* _TASK_
Each line starting at the one that contains "self.ctx.fix_sinvh(None)" and ending at the one that contains "if C is not" must be returned exactly, and the rest of the listing is left out.

* _DATA FOR REVIEW_

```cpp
struct ConvPackGeom {
    int cin_pad;
    int kt;
    int cout_pad;
};
ConvPackGeom conv_pack_geom(int Cin, int Cout, int KH, int KW, int x_nchw);
size_t conv_packed_floats(int Cin, int Cout, int KH, int KW, int x_nchw);
int conv_pack_weights(const float* w_oihw, float* w_packed, int Cin, int Cout, int KH, int KW,
                      int x_nchw, hipStream_t s);
int launch_conv(const ConvDesc& d, hipStream_t s);
size_t conv_frag_floats(int Cin, int Cout, int KH, int KW, int x_nchw);
int conv_frag_pack_weights(const float* w_oihw, float* w_frag, int Cin, int Cout, hipStream_t s);
bool pw_rgemm_supported(const ConvDesc& d);
bool conv_bf3_supported(const ConvDesc& d);
int launch_conv_bf3(const ConvDesc& d, hipStream_t s);
bool pw_rgemm_preferred(const ConvDesc& d);
int launch_pw_rgemm(const ConvDesc& d, hipStream_t s);
bool conv_prof_enabled();
int prof_start(const char* name, double flops, double bytes, hipStream_t s, double silu = 0.0);
void prof_stop(int idx, hipStream_t s);

struct DwBnBwd {
    const float* y = nullptr;
    const float* mean = nullptr;
    const float* invstd = nullptr;
    const float* scale = nullptr;
    const float* shift = nullptr;
    int act = 0;
    float* partial = nullptr;
    int* nblk = nullptr;
    float* wgrad_partial = nullptr;
    int* wgrad_rows = nullptr;
};
int dwconv_se_chunks(int Ho);
int launch_dwconv_se(const float* x, const float* w_khwc, float* y, const float* scale, const float* shift,
                     float* pool_partial, int B, int H, int W, int C, int K, int stride, int pad_t, int pad_l, int Ho,
                     int Wo, int act, hipStream_t s, int stats = 0, const float* in_scale = nullptr,
                     const float* in_shift = nullptr, int in_act = 0, const DwBnBwd* bnb = nullptr);
int launch_se_gate2(const float* partial, int chunks, int HW, const float* w1, const float* b1, const float* w2t,
                    const float* b2, float* gate, int B, int C, int R, hipStream_t s, float* pooled_out = nullptr);
int launch_transpose(const float* in, float* out, int rows, int cols, hipStream_t s);
bool stem_direct_supported(int Cin, int Cout, int K, int stride, int W, int act);
int launch_stem_direct(const float* frames, const float* w_oihw, const float* scale, const float* shift, float* y, int B,
                       int H, int W, int pad_t, int pad_l, int Ho, int Wo, hipStream_t s);
bool mbconv_rows_supported(int H, int W, int Cin, int mid, int K, int stride);
int mbconv_rows_tiles(int H, int W, int Cin, int mid, int K, int stride);
int launch_mbconv_rows(const float* x, const float* w1, const float* sc1, const float* sh1, const float* wdw,
                       const float* sc2, const float* sh2, float* y, float* pool, int B, int H, int W, int Cin, int mid,
                       int K, int stride, int pad_t, int pad_l, int Ho, int Wo, hipStream_t s, int plan_tiles = 0,
                       bool raw_stats = false);
// ... 114 lines not shown
```

orbit-dataset_amd/csrc/extractor.hip:

```cpp
#include <chrono>
#include <cstdlib>

#include "extractor.h"

using namespace orbit;

static int conv_out(int H, int K, int stride, int pad) { return (H + 2 * pad - K) / stride + 1; }
static void same_pad(int H, int K, int stride, int& Ho, int& pad_before) {
    Ho = (H + stride - 1) / stride;
    const int total = std::max((Ho - 1) * stride + K - H, 0);
    pad_before = total / 2;
}

static int build_resnet18(orbit_extractor* fe, int H, int W) {
    fe->out_size = 512;
    int h = conv_out(H, 7, 2, 3), w = conv_out(W, 7, 2, 3);
    int bn = fe->add_bn("bn1", 64, 1e-5f, true);
    fe->add_conv("conv1.weight", bn, -1, 0, -1, H, W, 3, 64, 7, 2, 3, 3, h, w, ORBIT_ACT_RELU, 0, 1, 0);
    {
        Op o;
        o.kind = OP_MAXPOOL, o.in = 0, o.out = 1, o.H = h, o.W = w, o.Cin = 64, o.Cout = 64;
        o.pool_k = 3, o.stride = 2, o.pool_pad = 1;
        o.Ho = conv_out(h, 3, 2, 1), o.Wo = conv_out(w, 3, 2, 1);
        h = o.Ho, w = o.Wo;
// ... 472 lines not shown
    }
    hit->stamp = ++fe->graph_clock;
    if (hit->exec == nullptr) {
        hipGraph_t graph = nullptr;
        if (fe->cap_stream == nullptr)
            ORBIT_HIP_CHECK(hipStreamCreateWithFlags(&fe->cap_stream, hipStreamNonBlocking));
        if (hipStreamBeginCapture(fe->cap_stream, hipStreamCaptureModeThreadLocal) != hipSuccess) {
            (void)hipGetLastError();
            return run_plan(fe, frames, B, film_gamma, film_beta, feats, workspace, s);
        }
        const int rc = run_plan(fe, frames, B, film_gamma, film_beta, feats, workspace, fe->cap_stream);
        const hipError_t ce = hipStreamEndCapture(fe->cap_stream, &graph);
        if (rc != ORBIT_OK) {
            if (graph) (void)hipGraphDestroy(graph);
            return rc;
        }
        if (ce != hipSuccess || graph == nullptr) {
            (void)hipGetLastError();
            return run_plan(fe, frames, B, film_gamma, film_beta, feats, workspace, s);
        }
        hipGraphExec_t exec = nullptr;
        const hipError_t ie = hipGraphInstantiate(&exec, graph, nullptr, nullptr, 0);
        (void)hipGraphDestroy(graph);
        if (ie != hipSuccess || exec == nullptr) {
            (void)hipGetLastError();
            return run_plan(fe, frames, B, film_gamma, film_beta, feats, workspace, s);
        }
        hit->exec = exec;
    }
    ORBIT_HIP_CHECK(hipGraphLaunch(hit->exec, s));
    return ORBIT_OK;
}
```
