def _refuse_out_of_scope(who, rohf, cuhf, readocc, maverage, dampfock):
    bad = [name for name, on in (("ROHF", rohf), ("CUHF", cuhf), ("readocc", readocc is not None and int(readocc) >= 0),
                                 ("maverage", maverage), ("dampfock", float(dampfock) != 1.0)) if on]
    if bad:
        raise NotImplementedError("%s.run: %s not supported by the step objects; use the SCF drivers (scf_diatomic, scf_atomic, "
                                  "scf_run_atomic)" % (who, ", ".join(bad)))


class DeviceSCFStep(object):

    def __init__(self, basis, x_func, c_func, ldft, mdft, nocc, symmetry=1, device=0, rank=0, nranks=1,
                 dens_thr=1e-12, kfrac=0.0, device_tei=False, fock_shard="auto"):
        self.nocc = int(nocc)
        self._setup(basis, x_func, c_func, ldft, mdft, symmetry, device, rank, nranks, dens_thr, kfrac, device_tei, fock_shard)
        f64 = dict(dtype=self.torch.float64, device=self.dev)
        L, N = lib(), self.N
        self.Fc = self.torch.zeros(int(L.hfg_fock_compact_size(basis.h)), **f64)
        self.scal = self.torch.zeros(3, **f64)
        self.F = self.torch.zeros(N * N, **f64)
        self.E = self.torch.zeros(N, **f64)
        self.C = self.torch.zeros(N * N, **f64)
        self.P = self.torch.zeros(N * N, **f64)
        nb = int(L.hfg_eig_block_buf_size(len(self.blocks), self.blk_ptr.ctypes.data_as(c_i64_p)))
        self.blockbuf = self.torch.zeros(nb, **f64)
        if self.kfrac != 0.0:
            self.K = self.torch.zeros(N * N, **f64)
            self.Pa = self.torch.zeros(N * N, **f64)

    def _setup(self, basis, x_func, c_func, ldft, mdft, symmetry, device, rank, nranks, dens_thr, kfrac, device_tei, fock_shard):
        import torch
        self.torch = torch
        self.basis = basis
        self.x_func, self.c_func, self.thr = int(x_func), int(c_func), float(dens_thr)
        self.dev = torch.device("cuda", device)
        torch.cuda.set_device(self.dev)
        self.ctx = Context(device, stream=torch.cuda.current_stream(self.dev).cuda_stream)
        self.ctx.set_shard(rank, nranks)
        self.rank, self.nranks = int(rank), int(nranks)
        self.fock_shard = os.environ.get("HELFEM_FOCK_SHARD", fock_shard)
        if device_tei:
            basis.compute_tei(float(kfrac) != 0.0, device=True, ctx=self.ctx)
        basis.upload(ldft, mdft, ctx=self.ctx)
        L = lib()
        L.hfg_fock_compact_size.restype = ctypes.c_int64
        L.hfg_eig_block_buf_size.restype = ctypes.c_int64
        L.hfg_fock_compact_dev.argtypes = [ctypes.c_void_p, ctypes.c_void_p, ctypes.c_int, ctypes.c_int, ctypes.c_void_p,
                                           ctypes.c_void_p, ctypes.c_void_p, ctypes.c_double]
        N = basis.Nbf()
        self.N = N
        self.blocks = basis.get_sym_idx(symmetry)
        self.blk_ptr, self.blk_idx = scf._blocks(self.blocks)
        blockid = np.zeros(N, dtype=np.int32)
        for ib, b in enumerate(self.blocks):
            blockid[b] = ib
        self.blockid = torch.from_numpy(blockid).to(self.dev)
        self.ctx.set_fock_blocks(basis, self.blockid.data_ptr())
        self.H0 = None
        self.Sinvh = None
        self.kfrac = float(kfrac)
        self.have_C = False
        self.have_density = False
        if self.kfrac != 0.0:
            L.hfg_exchange_occ_dev.argtypes = [ctypes.c_void_p, ctypes.c_void_p, ctypes.c_void_p, ctypes.c_void_p, ctypes.c_int64,
                                               ctypes.c_void_p]
            L.hfg_exchange_dev.argtypes = [ctypes.c_void_p, ctypes.c_void_p, ctypes.c_void_p, ctypes.c_void_p]

    def _ptr(self, t):
        return ctypes.c_void_p(t.data_ptr())

    def set_matrices(self, H0, Sinvh):
        t = self.torch
        self.H0 = t.from_numpy(np.asfortranarray(H0).ravel(order="F").copy()).to(self.dev)
        self.ctx.fix_sinvh(None)
        self.Sinvh = t.from_numpy(np.asfortranarray(Sinvh).ravel(order="F").copy()).to(self.dev)
        self.ctx.fix_sinvh(self.Sinvh.data_ptr())

    def set_density(self, P, C=None):
        self.P.copy_(self.torch.from_numpy(np.asfortranarray(P).ravel(order="F").copy()))
        self.have_density = True
        self.have_C = C is not None
        if C is not None:
            self.C[:self.N * self.nocc].copy_(self.torch.from_numpy(np.asfortranarray(C[:, :self.nocc]).ravel(order="F").copy()))

    def exchange(self):
        self.torch.mul(self.P, 0.5, out=self.Pa)
        if self.have_C:
            _check(lib().hfg_exchange_occ_dev(self.ctx.h, self.basis.h, self._ptr(self.Pa), self._ptr(self.C),
                                              ctypes.c_int64(self.nocc), self._ptr(self.K)))
        else:
            _check(lib().hfg_exchange_dev(self.ctx.h, self.basis.h, self._ptr(self.Pa), self._ptr(self.K)))

    def fock_partial(self):
        _check(lib().hfg_fock_compact_dev(self.ctx.h, self.basis.h, self.x_func, self.c_func, self._ptr(self.P),
                                          self._ptr(self.Fc), self._ptr(self.scal), self.thr))

    def fock_finish(self):
        _check(lib().hfg_fock_finish_dev(self.ctx.h, self.basis.h, self._ptr(self.Fc), self._ptr(self.H0),
                                         self._ptr(self.blockid), self._ptr(self.F)))

    def eig_partial(self):
        _check(lib().hfg_eig_blocks_dev(self.ctx.h, ctypes.c_int64(self.N), self._ptr(self.F), self._ptr(self.Sinvh),
                                        len(self.blocks), self.blk_ptr.ctypes.data_as(c_i64_p),
                                        self.blk_idx.ctypes.data_as(c_i64_p), self._ptr(self.blockbuf)))

    def eig_finish(self):
        _check(lib().hfg_eig_assemble_dev(self.ctx.h, ctypes.c_int64(self.N), len(self.blocks),
                                          self.blk_ptr.ctypes.data_as(c_i64_p), self.blk_idx.ctypes.data_as(c_i64_p),
                                          self._ptr(self.blockbuf), self._ptr(self.E), self._ptr(self.C)))

    def density(self):
        _check(lib().hfg_form_density_dev(self.ctx.h, ctypes.c_int64(self.N), ctypes.c_int64(self.N), self._ptr(self.C),
                                          ctypes.c_int64(self.nocc), self._ptr(self.P)))
        self.have_density = True

    def step(self, allreduce=None, exchange_blocks=None):
        shard_fock = self.nranks > 1 and self.fock_shard == "always"
        if self.nranks > 1 and not shard_fock:
            self.ctx.set_shard(0, 1)
        self.fock_partial()
        if self.nranks > 1 and not shard_fock:
            self.ctx.set_shard(self.rank, self.nranks)
        if allreduce is not None and (shard_fock or self.nranks == 1):
            allreduce(self.Fc)
            allreduce(self.scal)
        self.fock_finish()
        if self.kfrac != 0.0:
            self.exchange()
            if allreduce is not None:
                allreduce(self.K)
            self.F.add_(self.K, alpha=self.kfrac)
        self.eig_partial()
        if exchange_blocks is not None:
            exchange_blocks(self.blockbuf, len(self.blocks))
        elif allreduce is not None:
            allreduce(self.blockbuf)
        self.eig_finish()
        self.density()
        self.have_C = True

    def _whole_shard(self, fn):
        if self.nranks > 1:
            self.ctx.set_shard(0, 1)
        try:
            fn()
        finally:
            if self.nranks > 1:
                self.ctx.set_shard(self.rank, self.nranks)

    def _fock_stage(self, allreduce):
        shard_fock = self.nranks > 1 and self.fock_shard == "always"
        if shard_fock or self.nranks == 1:
            self.fock_partial()
            if allreduce is not None:
                allreduce(self.Fc)
                allreduce(self.scal)
        else:
            self._whole_shard(self.fock_partial)
        self.fock_finish()
        if self.kfrac != 0.0:
            self.exchange()
            if allreduce is not None:
                allreduce(self.K)
            self._add_exchange()

    def _add_exchange(self):
        self.F.add_(self.K, alpha=self.kfrac)

    def _eig_stage(self, allreduce, exchange_blocks):
        self.eig_partial()
        if exchange_blocks is not None:
            exchange_blocks(self.blockbuf, len(self.blocks))
        elif allreduce is not None:
            allreduce(self.blockbuf)
        self.eig_finish()

    def _coulomb_energy_matrix(self, P):
        if getattr(self, "J", None) is None:
            self.J = self.torch.zeros(self.N * self.N, dtype=self.torch.float64, device=self.dev)
        self._whole_shard(lambda: _check(lib().hfg_coulomb_dev(self.ctx.h, self.basis.h, self._ptr(P), self._ptr(self.J))))
        return self.J

    def _energy_terms(self):
        t = self.torch
        J = self._coulomb_energy_matrix(self.P)
        terms = [t.dot(self.P, self.H0), t.dot(self.P, J)]
        terms.append(t.dot(self.Pa, self.K) if self.kfrac != 0.0 else t.zeros((), dtype=t.float64, device=self.dev))
        return terms

    def energy(self, Enucr=0.0):
        t = self.torch
        v = t.stack(self._energy_terms() + [self.scal[0]]).cpu().numpy()
        r = dict(E1=float(v[0]), Ecoul=0.5 * float(v[1]), Exx=self._exx_factor() * float(v[2]), Exc=float(v[3]), Enucr=float(Enucr))
        r["Etot"] = r["E1"] + r["Ecoul"] + r["Exx"] + r["Exc"] + r["Enucr"]
        return r

    def _exx_factor(self):
        return self.kfrac

    def _nspin(self):
        return 1

    def _density_stage(self):
        self.density()
        self.P.mul_(2.0)
        self.have_C = True

    def _core_guess(self, allreduce, exchange_blocks):
        self.F.copy_(self.H0)
        self._eig_stage(allreduce, exchange_blocks)
        self._density_stage()

    def _diis_update(self, diis, E):
        if getattr(self, "Pa", None) is None:
            self.Pa = self.torch.zeros(self.N * self.N, dtype=self.torch.float64, device=self.dev)
        self.torch.mul(self.P, 0.5, out=self.Pa)
        if self.have_C:
            return diis.update(E, self.F, self.Pa, self.C, self.nocc)
        return diis.update(E, self.F, self.Pa)

    def _diis_solve(self, diis):
        diis.solve(self.F)

    def run(self, S, maxit=50, convthr=1e-7, Enucr=0.0, allreduce=None, exchange_blocks=None, diis=None, callback=None,
            rohf=False, cuhf=False, readocc=None, maverage=False, dampfock=1.0):
        _refuse_out_of_scope(type(self).__name__, rohf, cuhf, readocc, maverage, dampfock)
        if self.H0 is None:
            raise RuntimeError("run: set_matrices first")
        t = self.torch
        if diis is None:
            diis = DeviceDIIS(self.ctx, self.N, self._nspin())
            dS = t.from_numpy(np.asfortranarray(S, dtype=np.float64).ravel(order="F").copy()).to(self.dev)
            diis.set_metric(dS, self.Sinvh)
            if len(self.blocks) > 1:
                diis.set_blocks(self.blocks)
        if not self.have_density:
            self._core_guess(allreduce, exchange_blocks)
        trace, Eold, res, converged, it = [], 0.0, None, False, 0
        for it in range(1, int(maxit) + 1):
            self._fock_stage(allreduce)
            res = self.energy(Enucr)
            maxerr = self._diis_update(diis, res["Etot"])
            dE = res["Etot"] - Eold
            Eold = res["Etot"]
            trace.append((res["Etot"], maxerr))
            if callback is not None:
                callback(it, res["Etot"], maxerr)
            if maxerr < convthr and abs(dE) < convthr:
                converged = True
                break
            self._diis_solve(diis)
            self._eig_stage(allreduce, exchange_blocks)
            self._density_stage()
        res = dict(res or {})
        res.update(iterations=it, converged=converged, trace=trace)
        return res

    def numpy(self, t, shape):
        return t.cpu().numpy().reshape(shape, order="F")
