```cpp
template <int CC, int BN, int SW = 1>
struct Hw16Geo {
  static constexpr int NW = 12, NTH = NW * 64;
  static constexpr int XROWB = CC * 2, XCPR = CC / 8;
  static constexpr int EVEN0 = 80;
  static constexpr int XROWS = SW == 1 ? 66 : EVEN0 + 64;
  static constexpr int XPIECES = (XROWS * XROWB + 1023) / 1024;
  static constexpr int XBYTES = XPIECES * 1024;
  static constexpr int YROWB = BN * 2, YCPR = BN / 8;
  static constexpr int YBYTES = 64 * YROWB, YPIECES = YBYTES / 1024;
  static constexpr int STAGE = XBYTES + YBYTES, NSTAGE = 3, LDS_BYTES = NSTAGE * STAGE;
  static constexpr int RT = CC / 32, CT = BN / 32;
  static constexpr int NPX = (XPIECES + NW - 1) / NW, NPY = YPIECES / NW;
  static_assert(CC == 96 && BN == 192 && (SW == 1 || SW == 2) && YPIECES % NW == 0 && LDS_BYTES <= 160 * 1024, "geometry");
  static constexpr bool HOLD = CC == 96;
  static __device__ __forceinline__ int xrot(int r) { return CC == 96 ? 2 * ((r >> 3) & 1) : 4 * (r & 3) + 2 * ((r >> 3) & 1); }
  static __device__ __forceinline__ int yrot(int k) { return BN == 192 ? 4 * ((k >> 1) & 1) + 2 * ((k >> 3) & 1) : 4 * (k & 3) + 2 * ((k >> 3) & 1); }
};

typedef float f32x4w_t __attribute__((ext_vector_type(4)));

template <int CC, int BN, int SW, class P>
__device__ __forceinline__ void gemm_hwgrad16_body(const P& p, const int block_x) {
  using H = Hw16Geo<CC, BN, SW>;
  constexpr int NW = H::NW, RT = H::RT, CT = H::CT;
  extern __shared__ __attribute__((aligned(16))) char smem[];

  const int NCC = p.Cpad / CC;
  const int nunits = 3 * NCC;
  const int ntiles = nunits * p.tiles_n;
  int id = block_x, z = blockIdx.z;
  if (p.split_k > 1 && (p.split_k & 7) == 0) {
    const int chunk = block_x / (8 * ntiles), r = block_x - chunk * 8 * ntiles;
    z = chunk * 8 + (r & 7);
    id = r >> 3;
  } else if (p.split_k > 1 && gridDim.z == 1) {
    xcd_range_map(block_x, (int)gridDim.x, ntiles, z, id);
  }
  const int tm = id / p.tiles_n, tile_n = id - tm * p.tiles_n;
  const int dyu = tm / NCC, ciu = (tm - dyu * NCC) * CC;
  const int n0 = tile_n * BN;
  int kbeg = 0, kend = p.K;
  long long coff = 0;
  if (p.split_k > 1) {
    kbeg = z * p.kchunk;
    kend = min(p.K, kbeg + p.kchunk);
    coff = (long long)z * p.slab_stride;
  }

  const int lane = threadIdx.x & 63;
  const int wave = __builtin_amdgcn_readfirstlane(threadIdx.x >> 6);
  const int wm = wave >> 1, wn = wave & 1;
  const int dx = wm >> 1;
  const int crow = (wm & 1) * (CC / 2);

  const unsigned long long xa = (unsigned long long)p.A, ya = (unsigned long long)p.B;
  const i32x4_t rsrcX = i32x4_t{(int)(unsigned)(xa & 0xffffffffull), (int)(unsigned)((xa >> 32) & 0xffffull), (int)OOB, 0x00020000};
  const i32x4_t rsrcY = i32x4_t{(int)(unsigned)(ya & 0xffffffffull), (int)(unsigned)((ya >> 32) & 0xffffull), (int)OOB, 0x00020000};
  int xr[H::NPX], xc[H::NPX];
  bool xok[H::NPX];
#pragma unroll
  for (int i = 0; i < H::NPX; ++i) {
    const int pi = wave + NW * i;
    const int q = pi * 1024 + lane * 16;
    const int r = q / H::XROWB, cd = (q - r * H::XROWB) >> 4;
    int cs = cd - H::xrot(r);
    cs += cs < 0 ? H::XCPR : 0;
    xr[i] = SW == 1 ? r : (r < H::EVEN0 ? 2 * r - 1 : 2 * (r - H::EVEN0));
    xc[i] = cs;
    xok[i] = pi < H::XPIECES && (SW == 1 ? r < 66 : (r < 65 || (r >= H::EVEN0 && r < H::EVEN0 + 64))) && ciu + cs * 8 < p.Ci;
  }
  unsigned yoff[H::NPY];
  int ykr[H::NPY];
#pragma unroll
  for (int i = 0; i < H::NPY; ++i) {
    const int sidx = (wave + NW * i) * 64 + lane;
    const int kr = sidx / H::YCPR, cl = sidx - kr * H::YCPR;
    int cg = cl - H::yrot(kr);
    cg += cg < 0 ? H::YCPR : 0;
    const int col = n0 + cg * 8;
    ykr[i] = kr;
    yoff[i] = col < p.N ? (unsigned)kr * (unsigned)(p.ldb * 2) + (unsigned)col * 2u : OOB;
  }
  const unsigned lds0 = lds_addr_of(smem);
  const int Hh = p.Hi, Ww = p.Wi, Wk = p.Wo;
  int iq_row = kbeg / Wk, iq_w0 = kbeg - iq_row * Wk, iq_k = kbeg;
  auto issue = [&](int stage) {
    const unsigned sbase = lds0 + stage * H::STAGE;
    const int bimg = iq_row / p.Ho, hrow = iq_row - bimg * p.Ho;
    const int hh = hrow * p.sh + dyu - 1;
    const bool rowok = iq_k < kend && (unsigned)hh < (unsigned)Hh;
    const int wfirst = SW == 1 ? iq_w0 - 1 : 2 * iq_w0;
    const unsigned gbase = (unsigned)(((bimg * Hh + hh) * Ww + wfirst) * p.Ci + ciu) * 2u;
#pragma unroll
    for (int i = 0; i < H::NPX; ++i) {
      if (wave + NW * i < H::XPIECES) {
        const int w = wfirst + xr[i];
        const bool v = rowok && xok[i] && (unsigned)w < (unsigned)Ww;
        const unsigned voff = v ? gbase + (unsigned)(xr[i] * p.Ci + xc[i] * 8) * 2u : OOB;
        dma16(rsrcX, __builtin_amdgcn_readfirstlane(sbase + (wave + NW * i) * 1024), voff);
      }
    }
    const unsigned ybase = (unsigned)iq_k * (unsigned)(p.ldb * 2);
#pragma unroll
    for (int i = 0; i < H::NPY; ++i) {
      const bool v = yoff[i] < OOB && iq_k + ykr[i] < kend;
      dma16(rsrcY, __builtin_amdgcn_readfirstlane(sbase + H::XBYTES + (wave + NW * i) * 1024), v ? ybase + yoff[i] : OOB);
    }
    iq_k += BK;
    iq_w0 += BK;
    if (iq_w0 >= Wk) {
      iq_w0 = 0;
      ++iq_row;
    }
  };

  f32x4w_t acc[RT][CT];
#pragma unroll
  for (int i = 0; i < RT; ++i)
#pragma unroll
    for (int j = 0; j < CT; ++j) acc[i][j] = f32x4w_t{0.f, 0.f, 0.f, 0.f};

  const int nkt = (kend - kbeg + BK - 1) / BK;
  issue(0);
  issue(1);
  if (wave + NW * (H::NPX - 1) < H::XPIECES) asm volatile("s_waitcnt vmcnt(%0)" ::"n"(H::NPX + H::NPY) : "memory");
  else asm volatile("s_waitcnt vmcnt(%0)" ::"n"(H::NPX - 1 + H::NPY) : "memory");
  __builtin_amdgcn_s_barrier();

  const int g = lane >> 4, q = (lane & 15) >> 2, pp = lane & 3;
  typedef __attribute__((address_space(3))) s16x4_t* lptr;
  auto xfrag = [&](const char* xs, int i, int s) {
    const int r0 = 32 * s + 8 * g + q + (SW == 1 ? dx : (dx == 1 ? H::EVEN0 : (dx >> 1)));
    const int cb = (crow + 16 * i) / 8 + (pp >> 1);
    int c0 = cb + H::xrot(r0), c1 = cb + H::xrot(r0 + 4);
    c0 -= c0 >= H::XCPR ? H::XCPR : 0;
    c1 -= c1 >= H::XCPR ? H::XCPR : 0;
    const s16x4_t a = __builtin_amdgcn_ds_read_tr16_b64_v4i16((lptr)(xs + r0 * H::XROWB + c0 * 16 + (pp & 1) * 8));
    const s16x4_t b = __builtin_amdgcn_ds_read_tr16_b64_v4i16((lptr)(xs + (r0 + 4) * H::XROWB + c1 * 16 + (pp & 1) * 8));
    const s16x8_t r = {a.x, a.y, a.z, a.w, b.x, b.y, b.z, b.w};
    return __builtin_bit_cast(bf16x8_t, r);
  };
  auto yfrag = [&](const char* ys, int j, int s) {
    const int k0 = 32 * s + 8 * g + q;
    const int cb = (wn * (BN / 2) + 16 * j) / 8 + (pp >> 1);
    int c0 = cb + H::yrot(k0), c1 = cb + H::yrot(k0 + 4);
    c0 -= c0 >= H::YCPR ? H::YCPR : 0;
    c1 -= c1 >= H::YCPR ? H::YCPR : 0;
    const s16x4_t a = __builtin_amdgcn_ds_read_tr16_b64_v4i16((lptr)(ys + k0 * H::YROWB + c0 * 16 + (pp & 1) * 8));
    const s16x4_t b = __builtin_amdgcn_ds_read_tr16_b64_v4i16((lptr)(ys + (k0 + 4) * H::YROWB + c1 * 16 + (pp & 1) * 8));
    const s16x8_t r = {a.x, a.y, a.z, a.w, b.x, b.y, b.z, b.w};
    return __builtin_bit_cast(bf16x8_t, r);
  };
  auto kstep_load = [&](const char* xs, const char* ys, int s, bf16x8_t (&fa)[RT], bf16x8_t (&fb)[CT]) {
#pragma unroll
    for (int i = 0; i < RT; ++i) fa[i] = xfrag(xs, i, s);
#pragma unroll
    for (int j = 0; j < CT; ++j) fb[j] = yfrag(ys, j, s);
  };
  auto kstep_mma = [&](const bf16x8_t (&fa)[RT], const bf16x8_t (&fb)[CT]) {
#pragma unroll
    for (int i = 0; i < RT; ++i)
#pragma unroll
      for (int j = 0; j < CT; ++j) acc[i][j] = __builtin_amdgcn_mfma_f32_16x16x32_bf16(fa[i], fb[j], acc[i][j], 0, 0, 0);
  };
  if constexpr (H::HOLD) {
  bf16x8_t fa2[RT], fb2[CT];
  if (nkt > 0) {
    bf16x8_t fa[RT], fb[CT];
    kstep_load(smem, smem + H::XBYTES, 0, fa, fb);
    kstep_mma(fa, fb);
    kstep_load(smem, smem + H::XBYTES, 1, fa2, fb2);
  }
  int cur = 0, nxt = 2;
  for (int kt = 0; kt < nkt; ++kt) {
    asm volatile("s_waitcnt vmcnt(0)" ::: "memory");
    __builtin_amdgcn_s_barrier();
    issue(nxt);
    kstep_mma(fa2, fb2);
    cur = cur == 2 ? 0 : cur + 1;
    nxt = nxt == 2 ? 0 : nxt + 1;
    if (kt + 1 < nkt) {
      const char* xn = smem + cur * H::STAGE;
      const char* yn = xn + H::XBYTES;
      bf16x8_t fa[RT], fb[CT];
      kstep_load(xn, yn, 0, fa, fb);
      kstep_mma(fa, fb);
      kstep_load(xn, yn, 1, fa2, fb2);
    }
  }
  } else {
  int cur = 0, nxt = 2;
  for (int kt = 0; kt < nkt; ++kt) {
    const char* xs = smem + cur * H::STAGE;
    const char* ys = xs + H::XBYTES;
    if (kt > 0) {
      asm volatile("s_waitcnt vmcnt(0)" ::: "memory");
      __builtin_amdgcn_s_barrier();
    }
    issue(nxt);
#pragma unroll
    for (int s2 = 0; s2 < 2; ++s2) {
      bf16x8_t fa[RT], fb[CT];
      kstep_load(xs, ys, s2, fa, fb);
      kstep_mma(fa, fb);
    }
// ... 88 lines not shown
```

* _RESPONSE TO THE EXERCISE_
        self.ctx.fix_sinvh(None)
        self.Sinvh = t.from_numpy(np.asfortranarray(Sinvh).ravel(order="F").copy()).to(self.dev)
        self.ctx.fix_sinvh(self.Sinvh.data_ptr())

    def set_density(self, P, C=None):
        self.P.copy_(self.torch.from_numpy(np.asfortranarray(P).ravel(order="F").copy()))
        self.have_density = True
        self.have_C = C is not None
        if C is not None:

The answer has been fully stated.